Telling Returns
Based on data that I posted back in February, I hypothesized in April that various financial and demographic trends in Rhode Island suggested that working and middle class families were selling their homes and leaving the state. Although the more demographically focused Census data won’t be updated for another month, the IRS has moved its research forward a year with some interesting results that bear directly on public policy. The good news, according to IRS taxpayer migration data, is that Rhode Island only lost $162 million in adjusted gross income after tax year 2006:
Of course, the net loss of taxpayers (counted per their tax returns) was still in the thousands, at 3,733. Within those numbers is a net loss of 561 taxpayers to counties in Massachusetts and Connecticut that abut Rhode Island, taking with them an aggregate $23.6 million in AGI. As I’ve pointed out before, such folks have switched government regimes while remaining near to friends, family, and work, which smells of taxpayer flight. That, however, is where something interesting emerges. Note that the lost AGI was significantly less on tax returns filed in 2007 than in 2006 and that the average income of immigrants to the state was slightly higher than that of emigrants for the first time in the range under inspection:
The same was true of immigrants and emigrants overall (to and from anywhere), who had average AGIs of $56,940 and $54,907, respectively, compared with $46,168 and $48,075 during the prior period. This result obtained despite the fact that the number of tax returns with income under $50,000 increased for the first time in years:
The reason comes into view if we zoom in on the over-$50,000 range:
In summary, from tax year 2005 to tax year 2006, Rhode Island imported 6,976 “households” with income under $50,000, lost 32 with $50,000-74,999, and gained 1,757 with $75,000-99,999, 4,794 with $100,000-199,999, and 1,011 with $200,000+. Among those totals are 24,817 returns filed with the federal government from new hometowns outside of Rhode Island. It could be that the increase in the upper bounds came from middle-classers who’d sold their houses and moved out of state, but the fact that the average income of incomers was higher suggests that something different occurred.
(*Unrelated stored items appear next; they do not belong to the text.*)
# arangesh/TrackMPNN

Measured on AMD Instinct MI355X. Metric: graph_edges_per_sec_fwd_bwd, higher is better.
Workload: dtype f32; 1 GPU; C2 KITTI Car/RRC-shaped rolling windows: 7 frames, D_t~clip(Poisson(6),1,20), F=8 (2d), H=64, K=0, diff; 1 fwd per frame + 1 bwd per window; 16384 windows/GPU batched block-diagonally (64 distinct seeds tiled); windows_per_gpu=16384, rows_final=6762496, parallelism=sequence-dp1

## Files before the change

include/tmpnn.h:

```cpp
#ifndef TMPNN_H
#define TMPNN_H

#include <stddef.h>
#include <stdint.h>

#ifdef __cplusplus
extern "C" {
#endif

#define TMPNN_ABI_VERSION 13

#define TMPNN_OK 0
#define TMPNN_EINVAL (-1)
#define TMPNN_ELAUNCH (-2)
#define TMPNN_EWORKSPACE (-3)

typedef void* tmpnn_stream;
typedef void* tmpnn_event;

typedef struct tmpnn_seg_plan {
    int32_t T;
    int32_t I;
    int32_t nsplit;
    const int32_t* t_row;
// ... 37 lines not shown
    const int32_t* t_loc;
    const int32_t* t_dptr;
    const int32_t* t_dets;
} tmpnn_edge_tiles;

int tmpnn_abi_version(void);
const char* tmpnn_last_error(void);

int tmpnn_gather_diff_fwd(const tmpnn_graph* g, const float* in, int ld_in, float* out, int ld_out,
                          int H, int accumulate, tmpnn_stream stream);
int tmpnn_gather_concat_fwd(const tmpnn_graph* g, const float* in, int ld_in, float* out, int ld_out,
                            int H, int accumulate, tmpnn_stream stream);
int tmpnn_gather_diff_bwd(const tmpnn_graph* g, const float* d_out, int ld_dout, float* d_in, int ld_din,
                          int H, int accumulate, tmpnn_stream stream);
int tmpnn_gather_concat_bwd(const tmpnn_graph* g, const float* d_out, int ld_dout, float* d_in, int ld_din,
                            int H, int accumulate, tmpnn_stream stream);

int tmpnn_segsum_fwd(const tmpnn_graph* g, const float* in, int ld_in, float* out, int ld_out,
                     int H, int accumulate, int compact_out ,
                     tmpnn_stream stream);
int tmpnn_segsum_fwd_live(const tmpnn_graph* g, const float* in, int ld_in, float* out, int ld_out,
                          int H, int compact_out, int row_limit, tmpnn_stream stream);
int tmpnn_segsum_bwd(const tmpnn_graph* g, const float* d_out, int ld_dout, float* d_in, int ld_din,
                     int H, int accumulate, tmpnn_stream stream);

int tmpnn_att_fwd(const tmpnn_graph* g, const int32_t* erec, const float* h, int ld_h, int H, int K,
                  const float* W_cat, const float* a, const uint8_t* keep, float p_drop,
                  float* ha, float* score, float* stats, float* esk, float* alpha, float* out, int ld_out,
                  tmpnn_stream stream);
size_t tmpnn_att_bwd_ws(int E, int Dn, int H, int K);
int tmpnn_att_index(const tmpnn_graph* g, const int32_t* pos, const int32_t* src_pos, const int32_t* dst_pos,
                    int32_t* erec, int32_t* inc_other, tmpnn_stream stream);
int tmpnn_att_bwd(const tmpnn_graph* g, const int32_t* erec, const int32_t* inc_other,
                  const float* h, int ld_h, int H, int K,
                  const float* W_cat, const float* a, const uint8_t* keep, float p_drop,
                  const float* ha, const float* score, const float* stats, const float* esk,
                  const float* d_out, int ld_dout, float* ws, size_t ws_floats,
                  float* d_h, int ld_dh, float* dW_att, float* da, tmpnn_stream stream);
int tmpnn_att_bwd_heads(const tmpnn_graph* g, const int32_t* erec, const int32_t* inc_other,
                        const float* h, int ld_h, int H, int K,
                        const float* W_cat, const float* a, const uint8_t* keep, float p_drop,
                        const float* ha, const float* score, const float* stats, const float* esk,
                        const float* d_out, int ld_dout, float* ws, size_t ws_floats,
                        float* d_h, int ld_dh, float* const* dW_heads, float* const* da_heads, tmpnn_stream stream);

int tmpnn_gru_fwd_head_parts(int H, int IN, int xmode);
int tmpnn_gru_fwd(const int32_t* rows, int R, int xmode, const int32_t* src, const int32_t* dst,
                  const float* msg, int ld_msg, int msg_compact, int IN, const float* h, int ld_h, int H,
                  const float* wih_t, const float* whh_t, const float* b_ih, const float* b_hh,
                  float* h_out, int ld_out, float* gates, size_t gate_plane,
                  const float* w_head, float* logit_part, size_t part_stride, tmpnn_stream stream);
int tmpnn_gru_bwd_data(const int32_t* rows, int R, int IN, const float* h, int ld_h, int H,
                       const float* w_ih, const float* w_hh,
                       const float* gates, size_t gate_plane, const float* d_hout, int ld_dhout,
                       const float* dy, const float* w_head,
                       float* d_msg, int ld_dmsg, float* d_h, int ld_dh,
                       const int32_t* add_src, const int32_t* add_dst, const float* add_msg, int ld_add,
                       tmpnn_stream stream);
size_t tmpnn_gru_bwd_weights_ws(int R, int IN, int H);
int tmpnn_gru_bwd_weights(const int32_t* rows, int R, int xmode, const int32_t* src, const int32_t* dst,
                          const float* msg, int ld_msg, int msg_compact, int IN,
                          const float* h, int ld_h, int H,
                          const float* gates, size_t gate_plane, const float* d_hout, int ld_dhout,
                          const float* dy, const float* w_head,
                          float* dW_ih, float* dW_hh, float* db_ih, float* db_hh,
                          void* ws, size_t ws_bytes, tmpnn_stream stream);

int tmpnn_gru_bwd_fused_available(int H, int IN, int xmode);
size_t tmpnn_gru_bwd_fused_ws(int R, int IN, int H);
int tmpnn_gru_bwd_fused(const int32_t* rows, int R, int xmode, const int32_t* src, const int32_t* dst,
                        const float* msg, int ld_msg, int msg_compact, int IN,
                        const float* h, int ld_h, int H, const float* w_ih, const float* w_hh,
                        const float* gates, size_t gate_plane, const float* d_hout, int ld_dhout,
                        const float* dy, const float* w_head,
                        float* d_msg, int ld_dmsg, float* d_h, int ld_dh,
                        const int32_t* add_src, const int32_t* add_dst, const float* add_msg, int ld_add,
                        float* dW_ih, float* dW_hh, float* db_ih, float* db_hh,
                        void* ws, size_t ws_bytes, tmpnn_stream stream);
typedef struct tmpnn_zs_gate_src {
    const float* proj;
    int32_t ld_proj;
    const int32_t* src_pos;
    const int32_t* dst_pos;
    const float* b_ih;
    const float* b_hh;
} tmpnn_zs_gate_src;
int tmpnn_gru_bwd_fused_zero_state_available(int H, int IN, int xmode);
int tmpnn_gru_bwd_fused_zero_state(const int32_t* rows, int R, const int32_t* src, const int32_t* dst, int IN,
                                   const float* h, int ld_h, int H, const float* w_ih, const float* b_hn,
                                   const float* gates, size_t gate_plane, const float* d_hout, int ld_dhout,
                                   const float* dy, const float* w_head, float* d_msg, int ld_dmsg,
                                   float* dW_ih, float* db_ih, float* db_hh,
                                   void* ws, size_t ws_bytes, tmpnn_stream stream);

int tmpnn_gru_fwd_tiles(const tmpnn_edge_tiles* tiles, int R, const float* proj, int ld_proj, const float* h, int ld_h, int H,
                        const float* whh_t, const float* b_ih, const float* b_hh, float* h_out, int ld_out, float* gates,
                        size_t gate_plane, const float* w_head, float* logit_part, size_t part_stride, tmpnn_stream stream);
int tmpnn_gru_fwd_tiles_zero_state_available(int H, int xmode);
int tmpnn_gru_fwd_tiles_zero_state(const tmpnn_edge_tiles* tiles, int R, const float* proj, int ld_proj, int H,
                                   const float* b_ih, const float* b_hh, float* h_out, int ld_out, float* gates,
                                   size_t gate_plane, int write_hn, const float* w_head, float* logit_part, size_t part_stride,
                                   tmpnn_stream stream);

int tmpnn_rows_linear(const int32_t* rows, int R, const float* in, int ld_in, int H, const float* wt, int NOUT,
                      float* out, int ld_out, tmpnn_stream stream);

int tmpnn_transpose(const float* in, int rows, int cols, float* out, tmpnn_stream stream);

int tmpnn_input_bn_fwd(const float* xdet, int ld_x, int F, int nd, const int32_t* seg_ptr,
                       const int32_t* seg_cnt, const int32_t* seg_of_det ,
                       int S, int H, int training,
                       const float* w1, const float* b1, const float* gamma, const float* beta,
                       float* running_mean, float* running_var,
                       const float* w2, const float* b2,
                       float* y_save, float* mean, float* rstd, float* ws_a ,
                       const int32_t* out_row, float* h_new, int ld_h, tmpnn_stream stream);
size_t tmpnn_input_bn_bwd_ws(int nd, int S, int H, int F);
int tmpnn_input_bn_bwd(const float* xdet, int ld_x, int F, int nd, const int32_t* seg_ptr,
                       const int32_t* seg_cnt, const int32_t* seg_of_det, int S, int H, int training,
                       const float* w1, const float* b1, const float* gamma, const float* beta,
                       const float* w2,
                       const float* y_save, const float* mean, const float* rstd,
                       const int32_t* out_row, const float* d_h, int ld_dh,
                       float* d_xdet, int ld_dx, float* d_xzero,
                       float* dw1, float* db1, float* dgamma, float* dbeta, float* dw2, float* db2,
                       float* ws, size_t ws_floats, tmpnn_stream stream);

int tmpnn_input_tf_supported(int H, int F, int max_seg_rows);
int tmpnn_input_tf_fwd(const float* xdet, const int64_t* x_rows, int ld_x, int F, int nd, const int32_t* seg_ptr, const int32_t* seg_cnt,
                       const int32_t* seg_of_det, int S, int max_seg_rows, int H, int training, const float* w1, const float* b1,
                       const float* gamma, const float* beta, float* running_mean, float* running_var, const float* w2,
                       const float* b2, float* y_save, float* mean, float* rstd, const int32_t* out_row, float* h_new,
                       int ld_h, tmpnn_stream stream);
size_t tmpnn_input_tf_bwd_ws(int nd, int S, int H, int F, int training);
int tmpnn_input_tf_bwd(const float* xdet, const int64_t* x_rows, int ld_x, int F, int nd, const int32_t* seg_ptr, const int32_t* seg_cnt,
                       const int32_t* seg_of_det, int S, int max_seg_rows, int H, int training, const float* w1, const float* b1,
                       const float* gamma, const float* beta, const float* w2, const float* y_save, const float* mean,
                       const float* rstd, const int32_t* out_row, const float* d_h, int ld_dh, float* d_xdet, int ld_dx,
                       float* d_xzero, float* dw1, float* db1, float* dgamma, float* dbeta, float* dw2, float* db2, void* ws,
                       size_t ws_bytes, tmpnn_stream stream);

int tmpnn_heads_fwd(const float* h, int ld_h, int C, int N, const uint8_t* is_edge,
                    const float* w_node, const float* b_node, const float* w_edge, const float* b_edge,
                    float* logits, float* scores, tmpnn_stream stream);
int tmpnn_heads_finish(const float* parts, size_t part_stride, int nparts, int N, const uint8_t* is_edge,
                       const float* b_node, const float* b_edge, float* logits, float* scores, tmpnn_stream stream);
size_t tmpnn_heads_bwd_ws(int N, int C);
int tmpnn_heads_bwd(const float* h, int ld_h, int C, int N, const uint8_t* is_edge,
                    const float* w_node, const float* w_edge, const float* scores,
                    const float* d_logits, const float* d_scores, float* dy_out,
                    float* d_h, int ld_dh, int accumulate,
                    float* dw_node, float* db_node, float* dw_edge, float* db_edge,
                    void* ws, size_t ws_bytes, tmpnn_stream stream);

int tmpnn_targets(const tmpnn_graph* g, const uint8_t* labels, uint8_t* targets, tmpnn_stream stream);
size_t tmpnn_ce_loss_ws(int Dn);
int tmpnn_ce_loss_fwd(const tmpnn_graph* g, const float* logits, const uint8_t* targets, float* stats, float* loss,
                      float* ws, size_t ws_floats, tmpnn_stream stream);
int tmpnn_ce_loss_bwd(const tmpnn_graph* g, const int32_t* src_pos, const int32_t* dst_pos, const float* logits,
                      const float* stats, const float* d_loss, float* d_logits, tmpnn_stream stream);
size_t tmpnn_focal_loss_ws(int R);
int tmpnn_focal_loss_fwd(const int32_t* rows, int R, const float* scores, const uint8_t* targets, float gamma,
                         int use_alpha, float alpha0, float alpha1, float* loss_sum, float* ws, size_t ws_floats,
                         tmpnn_stream stream);
int tmpnn_focal_loss_bwd(const int32_t* rows, int R, const float* scores, const uint8_t* targets, float gamma,
                         int use_alpha, float alpha0, float alpha1, const float* d_loss, float scale, float* d_scores,
                         tmpnn_stream stream);
size_t tmpnn_bce_logits_ws(long n);
int tmpnn_bce_logits_sum_fwd(const float* logits, const float* targets, long n, float* loss_sum, float* ws, size_t ws_floats,
                             tmpnn_stream stream);
int tmpnn_bce_logits_sum_bwd(const float* logits, const float* targets, long n, const float* d_loss, float* d_logits,
                             tmpnn_stream stream);
int tmpnn_train_losses_supported(int E, int Dn);
size_t tmpnn_train_losses_ws(int E, int Dn);
int tmpnn_train_losses_fwd(const tmpnn_graph* g, const float* logits, const float* scores, const uint8_t* labels,
                           int tp_classifier, uint8_t* targets, float* stats, float* out, float* ws, size_t ws_floats,
                           tmpnn_stream stream);
int tmpnn_train_losses_bwd(const tmpnn_graph* g, const int32_t* src_pos, const int32_t* dst_pos, const float* logits,
                           const float* scores, const uint8_t* targets, const float* stats, const float* d_c, const float* d_f,
                           int tp_classifier, float* d_logits, float* d_scores, tmpnn_stream stream);
typedef struct tmpnn_loss_windows {
    int32_t W;
    int32_t n_det;
    int32_t n_edge;
    const int32_t* det_ptr;
    const int32_t* det_idx;
    const int32_t* edge_ptr;
    const int32_t* edge_idx;
    const int32_t* det_win;
    const int32_t* edge_win;
} tmpnn_loss_windows;
size_t tmpnn_train_losses_win_ws(const tmpnn_loss_windows* w);
int tmpnn_train_losses_win_fwd(const tmpnn_graph* g, const tmpnn_loss_windows* w, const float* logits, const float* scores,
                               const uint8_t* labels, int tp_classifier, uint8_t* targets, float* stats, float* out, float* ws,
                               size_t ws_floats, tmpnn_stream stream);
int tmpnn_train_losses_win_bwd(const tmpnn_graph* g, const tmpnn_loss_windows* w, const int32_t* src_pos, const int32_t* dst_pos,
                               const float* logits, const float* scores, const uint8_t* targets, const float* stats,
                               const float* d_c, const float* d_f, int tp_classifier, float* d_logits, float* d_scores,
                               tmpnn_stream stream);
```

One might surmise, that is, that those “tax cuts for the rich” that URI professor Donald Tufts recently decried in the business section of the Providence Journal are doing precisely what they were meant to do: draw families with disposable income to the state (and keep them from leaving). And lest those of opposing ideology whip out numbers making the cost appear too high for the benefit, herewith the state taxes claimed on the tax returns:
Despite decreasing taxes at the higher end, the total taxes paid are higher, and at least some of the effect is attributable to increased numbers of taxpayers. The only complaint that lefties can possibly have with such trends is that our increasingly progressive tax structure isn’t moving quickly enough.
Although making the disclaimer that this data obviously lags the current date, I’d suggest that the next steps for Rhode Island are to:
- Expand the strategy that appears to have worked with upper income households to target those in the middle income ranges.
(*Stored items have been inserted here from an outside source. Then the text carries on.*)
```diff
@@ -636,18 +728,26 @@
     const auto teeth = std::make_integer_sequence<unsigned, MSM_COMB_MAX_TEETH - 1>();
     const msm_comb_digits_fn digits_fn = top ? msm_comb_digits_for<true>(h, teeth) : msm_comb_digits_for<false>(h, teeth);
     PLONK_REQUIRE(digits_fn, PLONK_ERR_ARG, "no comb of %u teeth", h);
-    PLONK_CHECK_HIP(hipMemsetAsync(n_deferred, 0, M * 4, ctx->stream));
     PLONK_TRY(prof_begin(ctx, "msm_digits", (double)M * (double)n * (32.0 + 4.0 * a)));
-    digits_fn(ctx, d_scalars, n_real, stride, inner, outer_stride, M, digits, n);
-    PLONK_TRY(prof_end(ctx));
-    const size_t lds = (size_t)(MSM_BLOCK + a) * sizeof(G1Xyzz);
-    PLONK_TRY(prof_begin(ctx, "msm_comb", (double)M * (96.0 * (double)n_real + 64.0)));
-    PLONK_LAUNCH(msm_comb_kernel, dim3((unsigned)(M * G)), dim3(MSM_BLOCK), lds, ctx->stream, table, hb, a, (const uint32_t*)digits, n, G, partial,
-                 deferred, (size_t)MSM_DEFER_CAP, n_deferred, (unsigned)n_real, top_delta);
+    digits_fn(ctx, d_scalars, n_real, stride, inner, outer_stride, M, digits, n, n_deferred);
     PLONK_TRY(prof_end(ctx));
     const G1Xyzz* sums = partial;
     unsigned Gf = G;
-    if (G >= 4) {
+    PLONK_TRY(prof_begin(ctx, "msm_comb", (double)M * (96.0 * (double)n_real + 64.0)));
+    if (batch) {
+        PLONK_LAUNCH(msm_comb_kernel<true>, dim3((unsigned)(M * G)), dim3(MSM_BLOCK), 0, ctx->stream, table, hb, a, (const uint32_t*)digits, n, G, partial,
+                     deferred, (size_t)MSM_DEFER_CAP, n_deferred, (unsigned)n_real, top_delta);
+        PLONK_LAUNCH(msm_comb_pieces_kernel<MSM_COMB_SUM_LANES>, dim3((unsigned)((M * a * MSM_COMB_SUM_LANES + 63) / 64)), dim3(64), 0, ctx->stream,
+                     (const G1Xyzz*)partial, M, G, a, n, colsum, n_deferred);
+        sums = colsum;
+        Gf = 1;
+    } else {
+        const size_t lds = (size_t)(MSM_BLOCK + a) * sizeof(G1Xyzz);
+        PLONK_LAUNCH(msm_comb_kernel<false>, dim3((unsigned)(M * G)), dim3(MSM_BLOCK), lds, ctx->stream, table, hb, a, (const uint32_t*)digits, n, G, partial,
+                     deferred, (size_t)MSM_DEFER_CAP, n_deferred, (unsigned)n_real, top_delta);
+    }
+    PLONK_TRY(prof_end(ctx));
+    if (!batch && G >= 4) {
         PLONK_LAUNCH(msm_comb_colsum_kernel, dim3((unsigned)(M * a)), dim3(64), 0, ctx->stream, (const G1Xyzz*)partial, G, a, colsum, n_deferred);
         sums = colsum;
         Gf = 1;
@@ -655,11 +755,11 @@
 #define PLONK_COMB_FINALIZE(L)                                                                                                                      \
     PLONK_LAUNCH(msm_comb_finalize_kernel<L>, dim3((unsigned)((M * L + 63) / 64)), dim3(64), 0, ctx->stream, sums, M, Gf, a, table, hb, n,            \
                  (const MsmDeferred*)deferred, (size_t)MSM_DEFER_CAP, n_deferred, d_out_xy, d_flags, (unsigned)n_real, top_delta)
-    if (M >= 64) PLONK_COMB_FINALIZE(4);
+    if (batch) PLONK_COMB_FINALIZE(4);
     else PLONK_COMB_FINALIZE(16);
 #undef PLONK_COMB_FINALIZE
-    PLONK_LAUNCH(msm_comb_slow_kernel, dim3((unsigned)M), dim3(256), 0, ctx->stream, table, hb, a, (const uint32_t*)digits, n, (const uint32_t*)n_deferred,
-                 d_out_xy, d_flags, (unsigned)n_real, top_delta);
+    PLONK_LAUNCH(msm_comb_slow_kernel, dim3((unsigned)(M < 64 ? M : 64)), dim3(256), 0, ctx->stream, table, hb, a, (const uint32_t*)digits, n, M,
+                 (const uint32_t*)n_deferred, d_out_xy, d_flags, (unsigned)n_real, top_delta);
     PLONK_CHECK_HIP(hipGetLastError());
     return PLONK_OK;
 }
```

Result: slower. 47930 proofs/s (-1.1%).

- Make spending money in Rhode Island — as commerce and business — sufficiently attractive that the benefit from the latent financial resource of our growing wealthy class is maximized.
Don’t be surprised if much of this is attributable to capital gains taxes paid by RI residents AND nonresidents.
Along the southern ring of the state you have hundreds, and probably thousands of NY / CT / NJ people who have bought second homes. This really increased after 9/11 (RI is someplace to escape to, within easy driving distance, if there’s another terrorist incident … and is far less expensive than the Hamptons), not to mention the fuel added by the recently departed “real estate boom.”
Between RI’ers selling out to New Yorkers who would pay (by our standards) ridiculously high prices for second homes near the water (with the RE’ers heading to Florida / Carolinas) … and the inevitable churn of second homes between and betwixt nonresidents (who must file RI tax returns for capital gains on RI property) … I wouldn’t be surprised if there was still an actual net decrease in “high income” taxpayers who actually live and work in RI during the relevant period.
>>Make spending money in Rhode Island — as commerce and business — sufficiently attractive that the benefit from the latent financial resource of our growing wealthy class is maximized.<< This should be very easy to do with just one change. Change the state sales tax from 7 to 4 percent. RI is such a small state that pretty much everyone is a reasonable drive from MA or CT where the sales taxes are lower. If you're going to buy a big box item, you're probably going to jump across the border to save a few bucks. So why not reverse it? If RI were to lower their sales tax rate to 4% not only would more RIers start buying things in RI, but you'd then also draw in people from MA and CT looking to save a few bucks on the big items. Retailers would take notice and start to set up shop in places like East Providence, Woonsocket and Cumberland, not Seekonk and Attleboro. This would result in additional tax money into RI without the drag on schools that building more houses does. Not to mention it also saves people money. Seems like a no-brainer to me.